What would be the lenght of the bow with a Dragon riser and a pair of 'long' ILF limbs?


----------



## Mikie Day (Oct 21, 2002)

ILF limbs have a tapered front end and we use that taper to locate. ILF limbs also have a "button" in the limb about 3" up from the limb bolt. This goes all the way through the limb and sticks out the bottom of the limb. On the bottom side, there's a small dovetail for locating and also a spring loaded detent button. We DO locate off the dovetail but do NOT use the detent button. The detent button is used by the shooter to hold the limb in place while unstrung.

As far as draw weight and tiller goes, yes, it is still adjustable using the limb bolts.


----------



## warped Arrow (Sep 20, 2005)

Now thats PURTY!!! When will the Lycan be available(sp)?


----------



## Mikie Day (Oct 21, 2002)

about 2 months...


----------



## CxT (Oct 31, 2007)

jerrytee said:


> Can you fit ILF limbs?
> 
> Opps just been to Monster forum and answered my own question. Yes.
> 
> ...


19"ish for the phoenix riser, total lengths 60-64"
25" for the dragon riser, 66-70"

long limbs on dragon would sit at 70"

well they should be at least xD


----------



## tylerolsen12 (Feb 8, 2007)

looks great i like the camo on the riser


----------



## Mikie Day (Oct 21, 2002)

archerykid12 said:


> looks great i like the camo on the riser


there will be other options offered...and powdercoating

Mikie


----------



## NARLEYHORNS (Jul 7, 2007)

*Just in time.....*

I was planning on picking up a LH recurve this year. There is a group of us that plan to whack a whitetail with a recurve before we pull out the speedsters. Do you have LH?:darkbeer:

Here is an official order ..... "I want one" 
.


----------



## oneida (Aug 20, 2005)

I'm new to this. What's brand is ILF? Have shot recurves ,longbows, and compounds too many years to count. I've thought about doing this.


----------



## oneida (Aug 20, 2005)

ttt


----------



## huntinghippie (Dec 31, 2002)

ILF - International Limb Fit

It's an "unofficial" standard for limbs mounting to a handle or riser in competition traditional archery. It's since migrated over to all forms of traditional gear just because it gives you the ability to mix and match limbs not only from the same mfr but from others as well.


----------



## fastpassthrough (Jan 25, 2003)

Mikie Day said:


> this is a morph bow...currently you can take our Lycan kit and change your phoenix or dragon bow into a recurve and back again...
> 
> this is a pic of the prototype...production models will be out in about 2 months...current bow is about 60in the production bows will be 55 to 57 in ...with its own riser...but for now you can morph your current monster bow
> 
> ...


Very nice great idea for sure


----------



## ClaytonLJ (Jun 26, 2006)

Bob did a good job on that one...Lyle


----------



## P'duck (Sep 28, 2006)

I really like the thinking outside of the box on this one. Guys you created a superb way for those who love thier risers as well as compoun and recurves. No need to change familiar feeling of that hand hold anymore. 

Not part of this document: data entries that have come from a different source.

typedef uint32_t u32x4v __attribute__((ext_vector_type(4)));
template <int IMM>
__device__ __forceinline__ void buf_load16(u32x4v& dst, uint32_t voffset, const u32x4& srd, uint32_t soffset_uniform) {
  asm volatile("buffer_load_dwordx4 %0, %1, %2, %3 offen offset:%4" : "=&v"(dst) : "v"(voffset), "s"(srd), "s"(soffset_uniform), "n"(IMM) : "memory");
}
template <int NB, bool BLK>
__device__ __forceinline__ void wino_x3w_tile(const WinoParams& p, const int logical) {
  using namespace wnx;
  constexpr int G = 2, NW = 4, RT = 4, CT = 4, MT = 128, NT = 128;
  constexpr int ROWB = NB * 1024, WIN_CAP = 48 * 1024, USTAGE = ustage(2);
  constexpr int MAXP = WIN_CAP / 1024 / NW;
  constexpr int HB = MAXP / 2;
  constexpr int BWR = 10;
  static_assert(!BLK || (NB == 1 && RT * BWR <= NW * MAXP), "block tile: one piece per window row, every block's rows in the window");
  extern __shared__ __attribute__((aligned(16))) char smem[];
  char* const s_win = smem;
  const int tid = threadIdx.x, lane = tid & 63;
  const int wave = __builtin_amdgcn_readfirstlane(tid >> 6);
  const int nu = wave;
  const int mt = logical / p.n_tiles, ntile = logical - mt * p.n_tiles;
  int q0 = 0, q_end = 0;
  int bf[RT], by0[RT], bxg[RT];
  uint32_t bokm = 0;
  if constexpr (BLK) {
    const int cnt = __builtin_amdgcn_readfirstlane(*p.blk_count);
#pragma unroll
    for (int rt = 0; rt < RT; ++rt) {
      const int e = RT * mt + rt;
      if (e < cnt) bokm |= 1u << rt;
      const int id = __builtin_amdgcn_readfirstlane(p.blk_list[e < cnt ? e : RT * mt]);
      const int f = id / p.bpf, r = id - f * p.bpf, by = r / p.bxn;
      bf[rt] = f; by0[rt] = 8 * by; bxg[rt] = 4 * (r - by * p.bxn);
    }
  } else {
    tile_range(p, mt, MT, q0, q_end);
  }
  auto pick = [&](const int (&a)[RT], int i) { return i == 0 ? a[0] : (i == 1 ? a[1] : (i == 2 ? a[2] : a[3])); };
  const int q_last = q_end - 1;
  const int sig_b = BLK ? 0 : __builtin_amdgcn_readfirstlane(slot_of(p, q0) - 1);
  const int NP = BLK ? RT * BWR : __builtin_amdgcn_readfirstlane((slot_of(p, q_last) - sig_b + 2) * NB);
  const int NSL = p.Cin / KS, KT = 3 * NSL;
  const int n0 = ntile * NT;
  const u32x4 srd_x = make_srd(p.x);
  const u32x4 srd_u = make_srd((const char*)p.u + (size_t)(n0 / UNT) * KT * USTAGE);
  const uint32_t lds_win = (uint32_t)(uintptr_t)(__attribute__((address_space(3))) char*)s_win;

  uint32_t prow[MAXP];
  int pxo[MAXP];
  uint32_t pokm = 0, prowokm = 0;
  static_for<MAXP>([&](auto nc) {
    constexpr int n = decltype(nc)::value;
    const int pi = wave + NW * n;
    if constexpr (BLK) {
      const int rb = min(pi / BWR, RT - 1), y = pick(by0, rb) + pi - BWR * rb - 1, f = pick(bf, rb);
      const bool rowok = y >= 0 && y < p.H;
      if (pi < NP && ((bokm >> rb) & 1)) pokm |= 1u << n;
      if (rowok) prowokm |= 1u << n;
      prow[n] = __builtin_amdgcn_readfirstlane(row_base(p, f, rowok ? y : 0));
      pxo[n] = __builtin_amdgcn_readfirstlane(2 * pick(bxg, rb));
    } else {
      const WinRow row = win_row(p, sig_b + pi / NB);
      if (pi < NP) pokm |= 1u << n;
      if (row.ok) prowokm |= 1u << n;
      prow[n] = __builtin_amdgcn_readfirstlane(row.base);
      pxo[n] = 0;
    }
  });
  pokm = __builtin_amdgcn_readfirstlane(pokm);
  prowokm = __builtin_amdgcn_readfirstlane(prowokm);
  int l_x, l_c;
  win_lane<G>(lane, wave & (NB - 1), l_x, l_c);
  const uint32_t w_voff = BLK ? (uint32_t)(4 * l_c * 4) : win_voff(p, l_x, l_c);
  auto piece_voff = [&](auto nc) -> uint32_t {
    constexpr int n = decltype(nc)::value;
    if (!(prowokm & (1u << n))) return MCG_OOB_OFFSET;
    if constexpr (BLK) {
      const int x = pxo[n] + l_x;
      return (unsigned)x < (unsigned)p.W ? (uint32_t)(x * p.Cin * 4) + w_voff : MCG_OOB_OFFSET;
    } else {
      return w_voff;
    }
  };
  auto issue_window = [&](auto hc, int cs, uint32_t dst) {
    constexpr int h0 = decltype(hc)::value * HB;
    static_for<HB>([&](auto nc) {
      constexpr int n = h0 + decltype(nc)::value;
      if (pokm & (1u << n)) {
        const uint32_t v = piece_voff(std::integral_constant<int, n>{});
        lds_dma16<0>(v, srd_x, prow[n] + (uint32_t)cs * (KS * 4), dst + (uint32_t)(wave + NW * n) * 1024u);
      }
    });
  };
  const uint32_t b_voff = (uint32_t)lane * 16u + (uint32_t)nu * 8192u;
  u32x4v bh[2][CT], bl[2][CT];
  auto issue_b1 = [&](auto slc, auto jc, uint32_t koff) {
    constexpr int SLX = decltype(slc)::value, J = decltype(jc)::value;
    if constexpr (J & 1) buf_load16<(J & 3) * 1024>(bl[SLX][J >> 1], b_voff, srd_u, koff + (J >> 2) * 4096u);
    else buf_load16<(J & 3) * 1024>(bh[SLX][J >> 1], b_voff, srd_u, koff + (J >> 2) * 4096u);
  };

  int toff[2];
  float tsg;
  f23_position(nu, toff, tsg);
  const int pl = lane & 31, h = lane >> 5;
  const char* ap[RT][2][2];
#pragma unroll
  for (int rt = 0; rt < RT; ++rt) {
    int jrow, xg;
    if constexpr (BLK) {
      jrow = BWR * rt + (pl >> 2);
      xg = pl & 3;
    } else {
      const int q = min(q0 + rt * 32 + pl, q_last);
      xg = q - q / p.PW * p.PW;
      jrow = slot_of(p, q) - sig_b - 1;
    }
#pragma unroll
    for (int t = 0; t < 2; ++t)
#pragma unroll
      for (int ch = 0; ch < 2; ++ch) ap[rt][t][ch] = a_addr<G>(s_win, jrow, ROWB, xg, toff[t], 2 * h + ch);
  }

  f32x16 acc[RT][CT];
#pragma unroll
  for (int i = 0; i < RT; ++i)
#pragma unroll
    for (int j = 0; j < CT; ++j)
#pragma unroll
      for (int r = 0; r < 16; ++r) acc[i][j][r] = 0.f;

  struct Raw { uint4 d[RT][2][2]; };
  auto load_raw = [&](auto wbc, auto kyc, Raw& r) {
    constexpr int AOFF = decltype(wbc)::value * WIN_CAP + decltype(kyc)::value * ROWB;
#pragma unroll
    for (int rt = 0; rt < RT; ++rt)
#pragma unroll
      for (int t = 0; t < 2; ++t) { r.d[rt][t][0] = *(const uint4*)(ap[rt][t][0] + AOFF); r.d[rt][t][1] = *(const uint4*)(ap[rt][t][1] + AOFF); }
  };

  issue_window(std::integral_constant<int, 0>{}, 0, lds_win);
  issue_window(std::integral_constant<int, 1>{}, 0, lds_win);
  static_for<8>([&](auto jc) { issue_b1(std::integral_constant<int, 0>{}, jc, 0u); });
  if (NSL > 1) issue_window(std::integral_constant<int, 0>{}, 1, lds_win + WIN_CAP);
  bf16x8 fh[2][RT], fl[2][RT];
  asm volatile("s_waitcnt vmcnt(0)" ::: "memory");
  __builtin_amdgcn_s_barrier();
  {
    Raw r0;
    load_raw(std::integral_constant<int, 0>{}, std::integral_constant<int, 0>{}, r0);
#pragma unroll
    for (int rt = 0; rt < RT; ++rt) f23_fragment(r0.d[rt], tsg, fh[0][rt], fl[0][rt]);
  }
  constexpr int NM1 = RT * CT;
  uint32_t nh[RT][4], nl[RT][4];
#pragma nounroll
  for (int s2 = 0; s2 < NSL / 2; ++s2) {
    static_for<6>([&](auto uc) {
      constexpr int U = decltype(uc)::value, KY = U % 3, SL = U & 1, WB = U / 3;
      constexpr int U1 = (U + 1) % 6, KY1 = U1 % 3, WB1 = U1 / 3;
      const int k = 6 * s2 + U, cs = 2 * s2 + WB;
      asm volatile("s_waitcnt vmcnt(0)"
                   : "+v"(bh[SL][0]), "+v"(bh[SL][1]), "+v"(bh[SL][2]), "+v"(bh[SL][3]), "+v"(bl[SL][0]), "+v"(bl[SL][1]), "+v"(bl[SL][2]), "+v"(bl[SL][3])
                   :
                   : "memory");
      if constexpr (KY == 2) __builtin_amdgcn_s_barrier();
      Raw raw;
      load_raw(std::integral_constant<int, WB1>{}, std::integral_constant<int, KY1>{}, raw);
      __builtin_amdgcn_sched_barrier(0);
      const uint32_t kn = (uint32_t)min(k + 1, KT - 1) * USTAGE;
      auto vmem_slot = [&](auto vc) {
        constexpr int V = decltype(vc)::value;
        if constexpr (V < 8) {
          issue_b1(std::integral_constant<int, SL ^ 1>{}, std::integral_constant<int, V>{}, kn);
        } else if constexpr (KY != 1 && V < 8 + HB) {
          constexpr int n = (KY == 0 ? HB : 0) + (V - 8);
          const int csn = KY == 0 ? cs + 1 : cs + 2;
          if (csn < NSL && (pokm & (1u << n))) {
            const uint32_t v = piece_voff(std::integral_constant<int, n>{});
            lds_dma16<0>(v, srd_x, prow[n] + (uint32_t)csn * (KS * 4), lds_win + (KY == 0 ? (WB ^ 1) : WB) * WIN_CAP + (uint32_t)(wave + NW * n) * 1024u);
          }
        }
      };
      static_for<NM1>([&](auto mc) {
        constexpr int M = decltype(mc)::value, I = M / CT, J = M % CT;
        acc[I][J] = x3_mfma(fl[SL][I], __builtin_bit_cast(bf16x8, bh[SL][J]), acc[I][J]);
        if constexpr (M % 3 == 0) {
          __builtin_amdgcn_sched_barrier(0);
          vmem_slot(std::integral_constant<int, M / 3>{});
          __builtin_amdgcn_sched_barrier(0);
        }
      });
      __builtin_amdgcn_sched_barrier(0);
      static_for<8>([&](auto qc) {
        constexpr int Q = decltype(qc)::value, I = Q & 3, TERM3 = Q >> 2;
        constexpr int XR = Q >> 1, XC = Q & 1;
        {
          float v[4];
          f23_chunk(raw.d[XR][0][XC], raw.d[XR][1][XC], tsg, v);
          split_pair(v[0], v[1], nh[XR][2 * XC], nl[XR][2 * XC]);
          split_pair(v[2], v[3], nh[XR][2 * XC + 1], nl[XR][2 * XC + 1]);
        }
#pragma unroll
        for (int j2 = 0; j2 < CT; ++j2)
          acc[I][j2] = x3_mfma(fh[SL][I], __builtin_bit_cast(bf16x8, TERM3 ? bh[SL][j2] : bl[SL][j2]), acc[I][j2]);
        asm volatile("" : "+v"(nh[XR][2 * XC]), "+v"(nh[XR][2 * XC + 1]), "+v"(nl[XR][2 * XC]), "+v"(nl[XR][2 * XC + 1]));
        static_for<4>([&](auto) {
          __builtin_amdgcn_sched_group_barrier(0x008, 1, 0);
          __builtin_amdgcn_sched_group_barrier(0x002, 4, 0);
        });
        __builtin_amdgcn_sched_barrier(0);
        vmem_slot(std::integral_constant<int, 6 + Q>{});
        __builtin_amdgcn_sched_barrier(0);
      });
#pragma unroll
      for (int rt = 0; rt < RT; ++rt) {
        fh[SL ^ 1][rt] = __builtin_bit_cast(bf16x8, make_uint4(nh[rt][0], nh[rt][1], nh[rt][2], nh[rt][3]));
        fl[SL ^ 1][rt] = __builtin_bit_cast(bf16x8, make_uint4(nl[rt][0], nl[rt][1], nl[rt][2], nl[rt][3]));
      }
    });
  }
  asm volatile("s_waitcnt vmcnt(0) lgkmcnt(0)"
               : "+v"(bh[0][0]), "+v"(bh[0][1]), "+v"(bh[0][2]), "+v"(bh[0][3]), "+v"(bl[0][0]), "+v"(bl[0][1]), "+v"(bl[0][2]), "+v"(bl[0][3]),
                 "+v"(bh[1][0]), "+v"(bh[1][1]), "+v"(bh[1][2]), "+v"(bh[1][3]), "+v"(bl[1][0]), "+v"(bl[1][1]), "+v"(bl[1][2]), "+v"(bl[1][3])
               :
               : "memory");
  __syncthreads();

  constexpr int PP = 64, CPR = NT / 4;
  float* const C = (float*)smem;
  const float wsc = p.wscale > 0.f ? p.wscale : 1.f;
#pragma unroll
  for (int pass = 0; pass < 2; ++pass) {
#pragma unroll
    for (int rt = 0; rt < 2; ++rt)
#pragma unroll
      for (int ct = 0; ct < CT; ++ct) stage_acc<PP, NT>(C, nu, rt, ct, lane, acc[2 * pass + rt][ct]);
    __syncthreads();
    for (int item = tid; item < PP * CPR; item += 256) {
      const int prl = item / CPR, ch4 = (item - prl * CPR) * 4;
      if constexpr (BLK) {
        const int rt = 2 * pass + (prl >> 5), pl = prl & 31;
        const int y = pick(by0, rt) + (pl >> 2), xo = G * (pick(bxg, rt) + (pl & 3));
        epilogue_item<G, PP, NT>(p, C, prl, ch4, n0, wsc, pick(bf, rt) * p.H + y, xo, ((bokm >> rt) & 1) && y < p.H && xo < p.W);
      } else {
        const int q = q0 + pass * PP + prl, R = q / p.PW;
        epilogue_item<G, PP, NT>(p, C, prl, ch4, n0, wsc, R, G * (q - R * p.PW), q < q_end);
      }
    }
    __syncthreads();
  }
}
template <int NB>
__global__ __launch_bounds__(256, 1) void wino_x3w_kernel(const WinoParams p) {
  wino_x3w_tile<NB, false>(p, xcd_remap(blockIdx.x, gridDim.x));
}
__global__ __launch_bounds__(256, 1) void wino_x3w_blocks_kernel(const WinoParams p) {
  const int units = __builtin_amdgcn_readfirstlane(((*p.blk_count + 3) >> 2) * p.n_tiles);
  const int padded = p.n_tiles == 2 ? (units + 15) & ~15 : units;
  for (int u = blockIdx.x; u < padded; u += gridDim.x) {
    int logical = u;
    if (p.n_tiles == 2) { const int x = u & 7, j = u >> 3; logical = (j & 1) + 2 * (x + 8 * (j >> 1)); }
    if (logical < units) wino_x3w_tile<1, true>(p, logical);
  }
}
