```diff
+            and ctx.needs_input_grad[0] and ctx.needs_input_grad[1] and (ctx.gated_res or not ctx.needs_input_grad[4])):
+        return None
+    link = ctx.link
+    if not (link is not None and link.part is not None and link.dx is not None and dz.data_ptr() == link.dx.data_ptr()
+            and dz.shape == link.dx.shape and dz._version == link.dx_version):
+        return None
+    n, k, oh, ow = y.shape
+    c = x.shape[1]
+    M = n * oh * ow
+    if c != weight.shape[1] or tuple(x.shape) != (n, c, oh, ow) or x.dtype != dt:
+        return None
+    L, dev = lib(), y.device
+    rows = L.saicv_c3_bwd_stream_ok(dtype_code(dt), M, k, c)
+    if rows <= 0:
+        return None
+    dres = None
+    if ctx.needs_input_grad[4]:
+        dres = dz
+        dres._saicv_gate = mask
+        dres._saicv_gate_version = dres._version
+        _GateLedger.hand_out()
+    dgamma, dbeta, direct_bn = _bn_grad_buffers(gamma, ctx.beta_ref, k, dev)
+    ws = torch.empty(L.saicv_c3_bwd_stream_ws_floats(M, k, c), dtype=torch.float32, device=dev)
+    if wd is None:
+        _, wd = packed_weight(weight, dt, c, True, d.K)
+    in_link = ctx.in_link
+    fuse = None
+    if in_link is not None:
+        fuse = _lib.DgradFuse()
+        in_link.inline = BN_INLINE and c <= 2048
+        if in_link.inline:
+            prow = _stat_rows(rows)
+            part = _ZeroPool.take(2 * prow * c, dev).view(2, prow, c)
+            fuse.part_rows = prow
+        else:
+            prow = rows
+            part = torch.empty((2, rows, c), dtype=torch.float32, device=dev)
+        fuse.bn_y, fuse.bn_mask = ptr(in_link.y), ptr(in_link.mask)
+        fuse.bn_mean, fuse.bn_invstd = ptr(in_link.mean), ptr(in_link.invstd)
+        fuse.part_g, fuse.part_gx = ptr(part[0]), ptr(part[1])
+        in_link.part, in_link.rows = part, prow
+    dx = _empty_nhwc(n, c, oh, ow, dt, dev)
+    gw = _arena_grad(weight)
+    direct = (gw is not None and d.K == weight.shape[0] and weight.is_contiguous(memory_format=torch.channels_last))
+    dw = gw if direct else torch.zeros((k, 1, 1, c), dtype=torch.float32, device=dev)
+    t0 = KernelTimer.begin('c3_bwd_stream')
+    check(L.saicv_c3_bwd_stream(dtype_code(dt), ptr(dz), ptr(mask), ptr(y), ptr(gamma), ptr(mean), ptr(invstd), ptr(link.part[0]),
+                                ptr(link.part[1]), link.rows, ptr(dgamma), ptr(dbeta), int(direct_bn), ptr(ws), ptr(x), ptr(wd),
+                                ctypes.byref(fuse) if fuse is not None else None, ptr(dx), ptr(dw), M, k, c, st), 'c3_bwd_stream')
+    KernelTimer.end(t0, 'c3_bwd_stream', 2 * 2.0 * M * k * c, 2.75 * M * k * y.element_size())
+    link.part = link.dx = None
+    if in_link is not None:
+        in_link.dx, in_link.dx_version = dx, dx._version
+    dwt = None if direct else _weight_grad(dw, weight, c)
+    if direct_bn:
+        dgamma = dbeta = None
+    return (dx, dwt, dgamma if ctx.needs_input_grad[2] else None, dbeta if ctx.needs_input_grad[3] else None, dres,
+            None, None, None, None, None, None, None)
+
+
 class ConvBnActFn(torch.autograd.Function):
 
     _deferred = []
@@ -763,6 +828,10 @@
         gate_in = _take_gate(dz)
         dz0 = dz
         dz = _nhwc(dz, dt)
+        if ctx.pool is None:
+            fused = _c3_fused_backward(ctx, st, dz, dz is dz0, gate_in, dskip, x, weight, gamma, y, mask, mean, invstd)
+            if fused is not None:
+                return fused
         if ctx.pool is not None:
             dy, dres, dgamma, dbeta = _pooled_bn_backward(ctx, st, dz, gamma, y, mask, mean, invstd)
         else:
```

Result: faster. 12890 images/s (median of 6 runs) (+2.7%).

Very nice and ingenious. Not sure which Bob came up with that but Hunting Hippie done did good creating this beast!!!!!!!!!!

One thing I noticed is the grip, what are the plans there? Not the traditional grip I have seen from you guys.

Now how long till the longbow version?


----------



## bowhunter3762 (Mar 11, 2006)

*ttt*

Man i want one to lefty of course :wink:


----------



## rogbo (Jan 2, 2004)

What the @#*%!!*#. Talk about an innovative company. the big Math*** has nothing on MBI. Sure Matt had string suppressors, cobra cam, perimeter weighting yada yada yada. MBI started with no cams, true center shot, adjustability/flexibility that makes a yoga instructor look stiff and now....no cams, no cables, and a complete shape shifter of a bow. What next??? riser-less bows? You guys take the cake.


----------



## Mikie Day (Oct 21, 2002)

ClaytonLJ said:


> Bob did a good job on that one...Lyle



bob who????did a good job on what????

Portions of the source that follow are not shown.